TASK DESCRIPTION> Copy out every line of the records in which "kMaxStages" can be found.

EXTRACTED MATERIAL>
------------------------------------------------

@@ -347,19 +386,19 @@
                 const uint32_t b_lo = b_base + bs * b_stage16 + (p.b_grouped ? j * b_sub16 : 0u);
                 const uint32_t scale_first = (g | j) != 0 ? 1u : 0u;
 #pragma unroll
-                for (int mi = 0; mi < MT; ++mi) fence_regs(acc[mi]);
+                for (int v = 0; v < kV; ++v) fence_regs(acc[v]);
                 switch (k_steps) {
-                    case 4: mma_batch<BLOCK_N, MT, 4, BF16>(acc, a_lo, a_sub16, a_hi, b_lo, dhi, scale_first); break;
-                    case 2: mma_batch<BLOCK_N, MT, 2, BF16>(acc, a_lo, a_sub16, a_hi, b_lo, dhi, scale_first); break;
-                    default: mma_batch<BLOCK_N, MT, 1, BF16>(acc, a_lo, a_sub16, a_hi, b_lo, dhi, scale_first); break;
+                    case 4: mma_batch<BLOCK_N, kV, kVP, 4, BF16>(acc, a_lo, a_sub16, a_half16, a_hi, b_lo, dhi, scale_first); break;
+                    case 2: mma_batch<BLOCK_N, kV, kVP, 2, BF16>(acc, a_lo, a_sub16, a_half16, a_hi, b_lo, dhi, scale_first); break;
+                    default: mma_batch<BLOCK_N, kV, kVP, 1, BF16>(acc, a_lo, a_sub16, a_half16, a_hi, b_lo, dhi, scale_first); break;
                 }
                 wgmma_wait<1>();
 #pragma unroll
-                for (int mi = 0; mi < MT; ++mi) fence_regs(acc[mi]);
+                for (int v = 0; v < kV; ++v) fence_regs(acc[v]);
                 if (g | j) release_pending();
-                else if (tma_epi && signal && tile != tile0) {
+                else if (tma_epi && signal && tile != my_first) {
                     tma_store_wait_read0();
-                    mbar_arrive(stg_free);
+                    mbar_arrive(&stg_free[PP ? wg : 0]);
                 }
                 pend_as = as;
                 pend_a_last = j == grp - 1;
@@ -370,21 +409,27 @@
             }
             if (++as == p.a_stages) { as = 0; aph ^= 1; }
         }
+        if (PP) mbar_arrive(&mma_tok[wg ^ 1]);
         wgmma_wait<0>();
 #pragma unroll
-        for (int mi = 0; mi < MT; ++mi) fence_regs(acc[mi]);
+        for (int v = 0; v < kV; ++v) fence_regs(acc[v]);
         release_pending();
+        if (PP) {
+            ring_advance(as, aph, ts.a, p.a_stages);
+            ring_advance(bs, bph, ts.b, p.b_stages);
+        }
 
         if (kConv) {
             const bool staged = OPT && p.stg_bytes != 0;
             const uint32_t stg_pitch = BLOCK_N * 2 + 16;
             uint8_t* stg_wg = stg + wg * 64 * stg_pitch;
             constexpr int kChunks = Box::kRB / 16;
-            uint32_t stg_row = smem_u32(stg) + wg * MT * Box::kNB * Box::kBytes + (wrow - wg * 64) * Box::kRB + ccol * 2;
-            uint32_t stg_swz = ((((wrow - wg * 64) * Box::kRB) >> 7) & (kChunks - 1)) << 4;
+            uint32_t stg_row = smem_u32(stg) + wg * kV * Box::kNB * Box::kBytes + lrow * Box::kRB + ccol * 2;
+            uint32_t stg_swz = (((lrow * Box::kRB) >> 7) & (kChunks - 1)) << 4;
             asm volatile("" : "+r"(stg_row), "+r"(stg_swz));
-            auto stg_word = [&](int mi, int h, int j) -> uint32_t {
-                return stg_row + (mi * Box::kNB + j / kChunks) * Box::kBytes + h * 8 * Box::kRB + (((j % kChunks) << 4) ^ stg_swz);
+            auto stg_word = [&](int v, int h, int j) -> uint32_t {
+                const int slot = PP ? (v % kVP) * MT + v / kVP : v;
+                return stg_row + (slot * Box::kNB + j / kChunks) * Box::kBytes + h * 8 * Box::kRB + (((j % kChunks) << 4) ^ stg_swz);
             };
             auto pixel_of = [&](int mt, int row) -> long long {
                 if (patch) {
@@ -398,11 +443,11 @@
                 return m < p.M ? m : -1;
             };
             constexpr float kTail = BF16 ? 8.0f : 4.0f;
-            constexpr int kRows = 2 * MT, kWords = (OPT ? 128 : 256) / BLOCK_N;
+            constexpr int kRows = 2 * kV, kWords = (OPT ? 128 : 256) / BLOCK_N;
             constexpr int kBatch = kWords < 1 ? 1 : (kWords < kRows ? kWords : kRows);
             const bool has_res = p.res != nullptr;
             if (tma_epi) {
-                mbar_wait(res_full, rph);
+                mbar_wait(&res_full[PP ? wg : 0], rph);
                 rph ^= 1;
             }
             auto rows = [&](auto tma_path) {
@@ -429,7 +474,8 @@
                     }
 #pragma unroll
                     for (int q = 0; q < kBatch; ++q) {
-                        const int mi = (q0 + q) / 2, h = (q0 + q) & 1;
+                        const int v = (q0 + q) / 2, h = (q0 + q) & 1;
+                        const int mi = v / kVP;
                         const int mt = ms * MT + mi;
                         const int row = wrow + 8 * h;
                         const long long gpix = gp[q];
@@ -443,7 +489,7 @@
                                 for (int j = 0; j < BLOCK_N / 8; ++j) {
                                     if (n0 + 8 * j >= p.N) continue;
                                     const float2 b = *reinterpret_cast<const float2*>(sBias + n0 + 8 * j + ccol);
-                                    const float a0 = acc[mi][4 * j + 2 * h], a1 = acc[mi][4 * j + 2 * h + 1];
+                                    const float a0 = acc[v][4 * j + 2 * h], a1 = acc[v][4 * j + 2 * h + 1];
                                     float f0, f1;
                                     if (p.act) {
                                         const float h0 = fmaf(a0, 0.5f, b.x), h1 = fmaf(a1, 0.5f, b.y);
@@ -468,7 +514,7 @@
                                         f0 += t.x;
                                         f1 += t.y;
                                     }
-                                    if (TMA) st_shared_u32(stg_word(mi, h, j), pack2(f0, f1, bf16));
+                                    if (TMA) st_shared_u32(stg_word(v, h, j), pack2(f0, f1, bf16));
                                     else if (staged) *reinterpret_cast<uint32_t*>(sp + 16 * j) = pack2(f0, f1, bf16);
                                     else *reinterpret_cast<uint32_t*>(op + 8 * j) = pack2(f0, f1, bf16);
                                 }
@@ -491,24 +537,25 @@
                     }
                 }
             };
-            if (tma_epi) rows(std::true_type{});
+            if constexpr (PP) rows(std::true_type{});
+            else if (tma_epi) rows(std::true_type{});
             else rows(std::false_type{});
             if (tma_epi) {
                 fence_proxy_async_smem();
                 named_bar_sync(2 + wg, 128);
                 if (signal) {
 #pragma unroll 1
-                    for (int mi = 0; mi < MT; ++mi) {
-                        const EpiOrigin o = epi_origin(p, ms * MT + mi, wg);
+                    for (int i = 0; i < kV; ++i) {
+                        const EpiOrigin o = PP ? epi_origin(p, ms * MT + i % MT, i / MT) : epi_origin(p, ms * MT + i, wg);
 #pragma unroll
                         for (int b = 0; b < Box::kNB; ++b) {
-                            const uint8_t* src = stg + ((wg * MT + mi) * Box::kNB + b) * Box::kBytes;
+                            const uint8_t* src = stg + ((wg * kV + i) * Box::kNB + b) * Box::kBytes;
                             if (patch) tma_store_4d(&tmO, src, n0 + b * Box::kCols, o.x, o.y, o.img);
                             else tma_store_2d(&tmO, src, n0 + b * Box::kCols, o.y);
                         }
                     }
                     tma_store_commit();
-                    if (tile + tile_step >= num_tiles) tma_store_wait_all();
+                    if (tile + my_step >= num_tiles) tma_store_wait_all();
                 }
             }
         } else {
@@ -690,10 +737,10 @@
     return bn;
 }
 
-template <int BN, int EPI, int MT, bool OPT>
+template <int BN, int EPI, int MT, bool OPT, bool PP = false>
 cudaError_t launch_conv(const CUtensorMap& a, const CUtensorMap& b, const CUtensorMap& o, const CUtensorMap& r, const ConvParams& p,
                         int grid, int cluster, uint32_t smem, cudaStream_t st) {
-    auto* kernel = p.is_bf16 ? conv_gemm_kernel<BN, EPI, MT, OPT, true> : conv_gemm_kernel<BN, EPI, MT, OPT, false>;
+    auto* kernel = p.is_bf16 ? conv_gemm_kernel<BN, EPI, MT, OPT, true, PP> : conv_gemm_kernel<BN, EPI, MT, OPT, false, PP>;
     const cudaError_t attr_err = ensure_dyn_smem(reinterpret_cast<const void*>(kernel), 227 * 1024);
     if (attr_err != cudaSuccess) return attr_err;
     count_launch();
@@ -721,6 +768,7 @@
     CUtensorMap tmO, tmR;
     ConvParams p;
     int block_n, epi, mt, grid, cluster;
+    int pingpong;
     uint32_t smem_bytes;
 };
 
@@ -737,18 +785,18 @@
     int a_st = 0, b_st = 0;
     if (!patch) {
         for (int s = kMaxStages; s >= 2; --s)
-            if (smem_layout(epi, p.no, p.bias_n, s, s, p.a_stage_bytes, p.b_stage_bytes, p.stg_bytes).total <= budget) { a_st = b_st = s; break; }
+            if (smem_layout(epi, p.no, p.bias_n, s, s, p.a_stage_bytes, p.b_stage_bytes, p.stg_bytes, pc.pingpong).total <= budget) { a_st = b_st = s; break; }
     } else {
         const int b_min = p.b_grouped ? 2 : 3, b_max = p.b_grouped ? 4 : kMaxStages;
         for (int a = 3; a >= 2 && !a_st; --a)
             for (int b = b_max; b >= b_min; --b)
-                if (smem_layout(epi, p.no, p.bias_n, a, b, p.a_stage_bytes, p.b_stage_bytes, p.stg_bytes).total <= budget) { a_st = a; b_st = b; break; }
+                if (smem_layout(epi, p.no, p.bias_n, a, b, p.a_stage_bytes, p.b_stage_bytes, p.stg_bytes, pc.pingpong).total <= budget) { a_st = a; b_st = b; break; }
     }
     if (a_st < 2 || b_st < 2) return set_error(Y5_E_UNSUPPORTED, "conv tile does not fit shared memory (block_n %d a %u b %u)", block_n,
                                                 p.a_stage_bytes, p.b_stage_bytes);
     p.a_stages = a_st;
     p.b_stages = b_st;
-    pc.smem_bytes = smem_layout(epi, p.no, p.bias_n, a_st, b_st, p.a_stage_bytes, p.b_stage_bytes, p.stg_bytes).total + 1024;
+    pc.smem_bytes = smem_layout(epi, p.no, p.bias_n, a_st, b_st, p.a_stage_bytes, p.b_stage_bytes, p.stg_bytes, pc.pingpong).total + 1024;
     pc.block_n = block_n;
     pc.epi = epi;
     pc.mt = mt;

------------------------------------------------

RESPONSE>
         for (int s = kMaxStages; s >= 2; --s)
         const int b_min = p.b_grouped ? 2 : 3, b_max = p.b_grouped ? 4 : kMaxStages;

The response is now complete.